ELF
Christopher war ausnahmsweise sogar mal richtig
wach und begrüßte mich mit einem Lächeln. »Wie geht’s?«, meinte
er.
»Och«, setzte ich an und dachte bei mir: Lächle
jetzt bloß nicht zurück, Em Watts, so gern du das auch tun würdest.
Klar bist du unglaublich scharf auf ihn und sein Lächeln bringt
dich total aus der Fassung, aber lass es! Er führt nichts Gutes im
Schilde! Und selbst wenn das anders wäre, er steht einfach nicht
auf dich! Na gut, tut er schon, aber nicht auf dein wirkliches Ich.
Sondern auf dein totes Ich.
Und das ist einfach nicht richtig. Genauso
falsch wie das, was er und sein Cousin vorhaben. Okay?
Doch bevor ich noch irgendetwas zu Christopher
sagen konnte, lehnte sich schon Whitney Robertson, die am Tisch
neben ihm saß, zu mir vor und flüsterte: »Oh mein Gott, ist das Top
da von Temperley? Das ist ja total süß.«
»Wie war dein Wochenende?« Jetzt hatte sich auch
noch ein Mädchen aus Whitneys Gefolgschaft neugierig vorgebeugt,
Lindsey Jacobs, die in der Reihe neben ihr saß. »Ich hab im
Internet gelesen, dass du mit Brandon Stark auf Saint John
warst.«
Es gab bereits Fotos von unserer Reise im Internet?
Na toll.
Wenn da welche dabei waren, auf denen ich wild mit Brandon
rumknutsche, dann bring ich jemanden um, aber echt.

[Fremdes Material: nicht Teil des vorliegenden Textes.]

template <class T, bool STATS, bool MODE>
__global__ __launch_bounds__(256) void disp_softargmin_x3_kernel(DispArgs a, float* stats, float* mode, int radius) {
  static_assert(STATS || !MODE, "the mode instantiations write the statistics too");
  extern __shared__ __attribute__((aligned(16))) float dx3_lds[];
  const DispGeom& g = a.g;
  float4* const ztab = reinterpret_cast<float4*>(dx3_lds);
  float* const tile = dx3_lds + 4 * g.maxdisp;
  const int tid = threadIdx.x, tx = tid % DX3_TX, ty = tid / DX3_TX;
  const int ntx = (g.Wo + DX3_TX - 1) / DX3_TX, nty = (g.Ho + DX3_TY - 1) / DX3_TY, ntile = ntx * nty;
  const int chunk = (ntile + 7) / 8, jb = blockIdx.x;
  const int tidx = (jb & 7) * chunk + (jb >> 3);
  if ((jb >> 3) >= chunk || tidx >= ntile) return;
  const int ox0 = (tidx % ntx) * DX3_TX, oy0 = (tidx / ntx) * DX3_TY, b = blockIdx.z;
  const int ox = min(ox0 + tx, g.Wo - 1), oy = min(oy0 + ty, g.Ho - 1);
  const int cy0 = lin_index(oy0, g.h, g.Ho, g.sh, 0).i0, cx0 = lin_index(ox0, g.w, g.Wo, g.sw, 0).i0;
  const int hw = g.h * g.w, D = g.d;
  const T* base = static_cast<const T*>(a.cost) + (int64_t)b * D * hw;
  for (int i = tid; i < D * DX3_CP; i += 256) {
    const int z = i / DX3_CP, r = i % DX3_CP;
    const int gy = min(cy0 + r / DX3_CC, g.h - 1), gx = min(cx0 + r % DX3_CC, g.w - 1);
    tile[i] = ld(base + (int64_t)z * hw + gy * g.w + gx);
  }
  for (int dd = tid; dd < g.maxdisp; dd += 256) {
    const LinIdx lz = lin_index(dd, D, g.maxdisp, g.sd, 0);
    const int k = dd / 3;
    float4 e = make_float4(0.f, 0.f, 0.f, (float)dd);
    if (lz.i0 < k) { e.x = lz.w0; e.y = lz.w1; }
    else if (lz.i1 != lz.i0) { e.y = lz.w0; e.z = lz.w1; }
    else e.y = lz.w0 + lz.w1;
    ztab[dd] = e;
  }
  const LinIdx ly = lin_index(oy, g.h, g.Ho, g.sh, 0);
  const LinIdx lx = lin_index(ox, g.w, g.Wo, g.sw, 0);
  const float* const t00 = tile + (ly.i0 - cy0) * DX3_CC + (lx.i0 - cx0);
  const float* const t01 = t00 + (lx.i1 - lx.i0);
  const float* const t10 = t00 + (ly.i1 - ly.i0) * DX3_CC;
  const float* const t11 = t10 + (lx.i1 - lx.i0);
  __syncthreads();
  auto plane = [&](int z) {
    const int o = z * DX3_CP;
    return lerp2(ly.w0, lerp2(lx.w0, t00[o], lx.w1, t01[o]), ly.w1, lerp2(lx.w0, t10[o], lx.w1, t11[o]));
  };
  float s = 0.f, ws = 0.f;
  DispMoments mo;
  int am = 0;
  DispWindow wd;
  wd.rf = (float)radius;
  float lo = INFINITY;
  auto sample = [&](int j, const float4 tb, float vp, float vc, float vn) __attribute__((always_inline)) {
    const float c = fmaf(tb.x, vp, fmaf(tb.y, vc, tb.z * vn));
    const float x = (lo - c) * DISP_LOG2E;
    const float e = __builtin_amdgcn_exp2f(x);
    s += e;
    ws = fmaf(e, tb.w, ws);
    if constexpr (STATS) mo.add_chain(j, e, x, tb.w);
    if constexpr (MODE) wd.add_chain(j, e, tb.w);
  };
  auto fold = [&]() __attribute__((always_inline)) {
    if constexpr (STATS) mo.flush();
    if constexpr (MODE) wd.flush();
  };
  if (D == 64) {
    float v[64];
#pragma unroll
    for (int z = 0; z < 64; ++z) {
      v[z] = plane(z);
      lo = fminf(lo, v[z]);
      if ((z & 7) == 7) __builtin_amdgcn_sched_barrier(0);
    }
    if constexpr (STATS) {
#pragma unroll
      for (int z = 63; z >= 0; --z) am = v[z] == lo ? z : am;
      mo.pv = (float)(3 * am + 1);
      if constexpr (MODE) wd.ks = am == 0 ? 0.f : mo.pv;
      __builtin_amdgcn_sched_barrier(0);
    }
#pragma unroll
    for (int k = 0; k < 64; ++k) {
      const float vp_ = v[k > 0 ? k - 1 : 0], vc_ = v[k], vn_ = v[k < 63 ? k + 1 : 63];
#pragma unroll
      for (int j = 0; j < 3; ++j) sample(j, ztab[3 * k + j], vp_, vc_, vn_);
      if ((k & 7) == 7) {
        fold();
        __builtin_amdgcn_sched_barrier(0);
      }
    }
  } else {
#pragma clang loop unroll_count(4) vectorize(disable)
  for (int z = 0; z < D; ++z) {
    const float vz = plane(z);
    if constexpr (STATS) am = vz < lo ? z : am;
    lo = fminf(lo, vz);
  }
  if constexpr (STATS) mo.pv = (float)(3 * am + 1);
  if constexpr (MODE) wd.ks = am == 0 ? 0.f : mo.pv;
  float vc = plane(0), vp = vc, vn = plane(min(1, D - 1));
  for (int k = 0; k < D; ++k) {
#pragma unroll
    for (int j = 0; j < 3; ++j) sample(j, ztab[3 * k + j], vp, vc, vn);
    vp = vc; vc = vn; vn = plane(min(k + 2, D - 1));
    if ((k & 7) == 7) fold();
  }
  fold();
  }
  if (ox0 + tx < g.Wo && oy0 + ty < g.Ho) {
    a.out[(int64_t)b * g.Ho * g.Wo + (int64_t)oy * g.Wo + ox] = ws / s;
    if constexpr (STATS) mo.store(stats, b, (int64_t)g.Ho * g.Wo, (int64_t)oy * g.Wo + ox, s);
    if constexpr (MODE) wd.store(mode, b, (int64_t)g.Ho * g.Wo, (int64_t)oy * g.Wo + ox, s);
  }
}

template <class T, bool STATS, bool MODE>
__global__ __launch_bounds__(256) void disparity_regression_kernel(const T* __restrict__ prob, float* __restrict__ out, float* __restrict__ stats,
                                                                  float* __restrict__ mode, int D, int64_t hw, int radius) {
  static_assert(STATS || !MODE, "the mode instantiations write the statistics too");
  const int64_t o = (int64_t)blockIdx.x * 256 + threadIdx.x;
  if (o >= hw) return;
  const int b = blockIdx.y;
  const T* p = prob + (int64_t)b * D * hw + o;
  float acc = 0.f;
#pragma unroll 8
  for (int dd = 0; dd < D; ++dd) acc = fmaf(ld(p + (int64_t)dd * hw), (float)dd, acc);
  out[(int64_t)b * hw + o] = acc;
  if constexpr (STATS) {
    float var[8] = {0.f, 0.f, 0.f, 0.f, 0.f, 0.f, 0.f, 0.f}, ent[8] = {0.f, 0.f, 0.f, 0.f, 0.f, 0.f, 0.f, 0.f}, pk = 0.f;
    float best = -INFINITY;
    int ks = 0;
    for (int d0 = 0; d0 < D; d0 += 8) {
      static_for<8>([&](auto J) {
        constexpr int j = decltype(J)::value;
        if (d0 + j < D) {
          const float q = ld(p + (int64_t)(d0 + j) * hw), t = (float)(d0 + j) - acc;
          var[j] = fmaf(q * t, t, var[j]);
          ent[j] = q > 0.f ? fmaf(q, logf(q), ent[j]) : ent[j];
          pk = fmaxf(pk, q);
          if constexpr (MODE) {
            if (q > best) {
              best = q;
              ks = d0 + j;
            }
          }
        }
      });
    }
    float* const st = stats + (int64_t)b * 3 * hw + o;
    st[0] = ((var[0] + var[1]) + (var[2] + var[3])) + ((var[4] + var[5]) + (var[6] + var[7]));
    st[hw] = pk;
    st[2 * hw] = 0.f - (((ent[0] + ent[1]) + (ent[2] + ent[3])) + ((ent[4] + ent[5]) + (ent[6] + ent[7])));
    if constexpr (MODE) {
      float w0[8] = {0.f, 0.f, 0.f, 0.f, 0.f, 0.f, 0.f, 0.f}, w1[8] = {0.f, 0.f, 0.f, 0.f, 0.f, 0.f, 0.f, 0.f};
      const int d_lo = max(ks - radius, 0), d_hi = min(ks + radius, D - 1);
      for (int d0 = d_lo; d0 <= d_hi; d0 += 8) {
        static_for<8>([&](auto J) {
          constexpr int j = decltype(J)::value;
          if (d0 + j <= d_hi) {
            const float q = ld(p + (int64_t)(d0 + j) * hw);
            w0[j] += q;
            w1[j] = fmaf(q, (float)(d0 + j - ks), w1[j]);
          }
        });
      }
      const float m0 = ((w0[0] + w0[1]) + (w0[2] + w0[3])) + ((w0[4] + w0[5]) + (w0[6] + w0[7]));
      const float m1 = ((w1[0] + w1[1]) + (w1[2] + w1[3])) + ((w1[4] + w1[5]) + (w1[6] + w1[7]));
      float* const mp = mode + (int64_t)b * 3 * hw + o;
      mp[0] = (float)ks;
      mp[hw] = m0 != 0.f ? (float)ks + m1 / m0 : (float)ks;
      mp[2 * hw] = m0;
    }
  }
}

template <bool STATS, bool MODE>
int launch_disp_softargmin(const char* name, const void* cost, void* out, void* stats, void* mode, int B, int d, int h, int w,
                           int maxdisp, int Ho, int Wo, int radius, int dtype, void* stream) {
  RAGMI_REQUIRE(B > 0 && d > 0 && h > 0 && w > 0 && maxdisp > 0 && Ho > 0 && Wo > 0, RAGMI_EINVAL, "%s: non-positive size", name);
  if constexpr (MODE)
    RAGMI_REQUIRE(radius >= 0 && radius <= maxdisp, RAGMI_EINVAL, "%s: radius %d not in [0, maxdisp = %d]", name, radius, maxdisp);
  RAGMI_REQUIRE(dtype_ok(dtype), RAGMI_EUNSUPPORTED, "%s: dtype %d not built", name, dtype);
  RAGMI_REQUIRE(B <= 65535 && (int64_t)h * w < (1ll << 30), RAGMI_EUNSUPPORTED, "%s: size too large", name);
  const DispArgs a{cost, (float*)out, disp_geom(d, h, w, maxdisp, Ho, Wo)};
  const size_t lds = (size_t)maxdisp * sizeof(float4);
  RAGMI_REQUIRE(lds <= 64 * 1024, RAGMI_EUNSUPPORTED, "%s: maxdisp %d exceeds the tap table (4096)", name, maxdisp);
  const size_t lds3 = lds + (size_t)d * DX3_CP * sizeof(float);
  const bool tiled = maxdisp == 3 * d && Ho == 3 * h && Wo == 3 * w && lds3 <= 64 * 1024, bf16 = dtype == RAGMI_BF16;
  const dim3 grid((unsigned)ceil_div((int64_t)Ho * Wo, 256), B);
  const dim3 g3((unsigned)ceil_div(Wo, DX3_TX), (unsigned)ceil_div(Ho, DX3_TY), (unsigned)B);
  const dim3 g1((unsigned)(ceil_div((int64_t)g3.x * g3.y, 8) * 8), 1, (unsigned)B);
  void (*const kernel)(DispArgs, float*, float*, int) =
      tiled ? (bf16 ? disp_softargmin_x3_kernel<bf16_t, STATS, MODE> : disp_softargmin_x3_kernel<float, STATS, MODE>)
            : (bf16 ? disp_softargmin_kernel<bf16_t, STATS, MODE> : disp_softargmin_kernel<float, STATS, MODE>);
  hipLaunchKernelGGL(kernel, tiled ? g1 : grid, dim3(256), tiled ? lds3 : lds, static_cast<hipStream_t>(stream), a, (float*)stats,
                     (float*)mode, radius);
  return check_launch(name);
}

template <bool STATS, bool MODE>
int launch_disparity_regression(const char* name, const void* prob, void* out, void* stats, void* mode, int B, int D, int H, int W,
                                int radius, int dtype, void* stream) {
  RAGMI_REQUIRE(B > 0 && D > 0 && H > 0 && W > 0, RAGMI_EINVAL, "%s: non-positive size", name);
  if constexpr (MODE) RAGMI_REQUIRE(radius >= 0 && radius <= D, RAGMI_EINVAL, "%s: radius %d not in [0, D = %d]", name, radius, D);
  RAGMI_REQUIRE(dtype_ok(dtype), RAGMI_EUNSUPPORTED, "%s: dtype %d not built", name, dtype);
  RAGMI_REQUIRE(B <= 65535, RAGMI_EUNSUPPORTED, "%s: B too large", name);
  const int64_t hw = (int64_t)H * W;
  const dim3 grid((unsigned)ceil_div(hw, 256), B);
  const hipStream_t q = static_cast<hipStream_t>(stream);
  if (dtype == RAGMI_BF16)
    hipLaunchKernelGGL((disparity_regression_kernel<bf16_t, STATS, MODE>), grid, dim3(256), 0, q, (const bf16_t*)prob, (float*)out,
                       (float*)stats, (float*)mode, D, hw, radius);
  else
    hipLaunchKernelGGL((disparity_regression_kernel<float, STATS, MODE>), grid, dim3(256), 0, q, (const float*)prob, (float*)out,
                       (float*)stats, (float*)mode, D, hw, radius);
  return check_launch(name);
}

}

extern "C" int ragmi_disp_softargmin_fwd(const void* cost, void* out, int B, int d, int h, int w, int maxdisp, int Ho,
                                         int Wo, int dtype, void* stream) {
  RAGMI_REQUIRE(cost && out, RAGMI_EINVAL, "disp_softargmin: null pointer");
  return ragmi::launch_disp_softargmin<false, false>("disp_softargmin", cost, out, nullptr, nullptr, B, d, h, w, maxdisp, Ho, Wo, 0, dtype,
                                                     stream);
}
extern "C" int ragmi_disp_softargmin_stats_fwd(const void* cost, void* out, void* stats, int B, int d, int h, int w, int maxdisp,
                                               int Ho, int Wo, int dtype, void* stream) {
  RAGMI_REQUIRE(cost && out && stats, RAGMI_EINVAL, "disp_softargmin_stats: null pointer");
  return ragmi::launch_disp_softargmin<true, false>("disp_softargmin_stats", cost, out, stats, nullptr, B, d, h, w, maxdisp, Ho, Wo, 0,
                                                    dtype, stream);
}
extern "C" int ragmi_disp_softargmin_mode_fwd(const void* cost, void* out, void* stats, void* mode, int B, int d, int h, int w,
                                              int maxdisp, int Ho, int Wo, int radius, int dtype, void* stream) {
  RAGMI_REQUIRE(cost && out && stats && mode, RAGMI_EINVAL, "disp_softargmin_mode: null pointer");
  return ragmi::launch_disp_softargmin<true, true>("disp_softargmin_mode", cost, out, stats, mode, B, d, h, w, maxdisp, Ho, Wo, radius,
                                                   dtype, stream);
}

»Das muss ja unglaublich gewesen sein!«, fuhr
Lindsey fort. »Ich würde alles geben, wenn ich ein paar Tage hier
rauskönnte, so beschissen wie das Wetter ist. Und dann auch noch
mit Brandon Stark! Der ist ja so süß. Wie hast du es bloß
geschafft, überhaupt wieder zurückzukommen? Ich hätte mich lieber
umgebracht.«
Sie hatte ja keine Ahnung.
»Ladys.« Mr Greer schlug einen höhnischen Ton an.
»Es tut mir ja so leid, Sie unterbrechen zu müssen. Doch einige von
Ihnen erinnern sich vielleicht noch, dass wir bereits die letzte
Woche im Schulhalbjahr haben und wir uns noch vor den
Weihnachtsferien die letzten mündlichen Vorträge anhören wollen,
die, wie Sie alle wissen, ein Viertel Ihrer Gesamtnote
ausmachen.«
Ich stöhnte innerlich auf. Darauf war ich absolut
nicht vorbereitet. Schon bald wäre ich an der Reihe mit meinem
Vortrag, und ich hatte mich noch keine Sekunde damit beschäftigt,
weil bisher einfach nicht die Zeit dafür gewesen war. Als ich
gestern Abend von Christopher nach Hause kam, hatte ich völlig
überraschend Lulu angetroffen, die sich um diese Zeit normalerweise
mit ihren Freunden auf irgendwelchen Partys rumtrieb. Jetzt aber
stand sie in der Küche und kochte ausgerechnet Coq au vin.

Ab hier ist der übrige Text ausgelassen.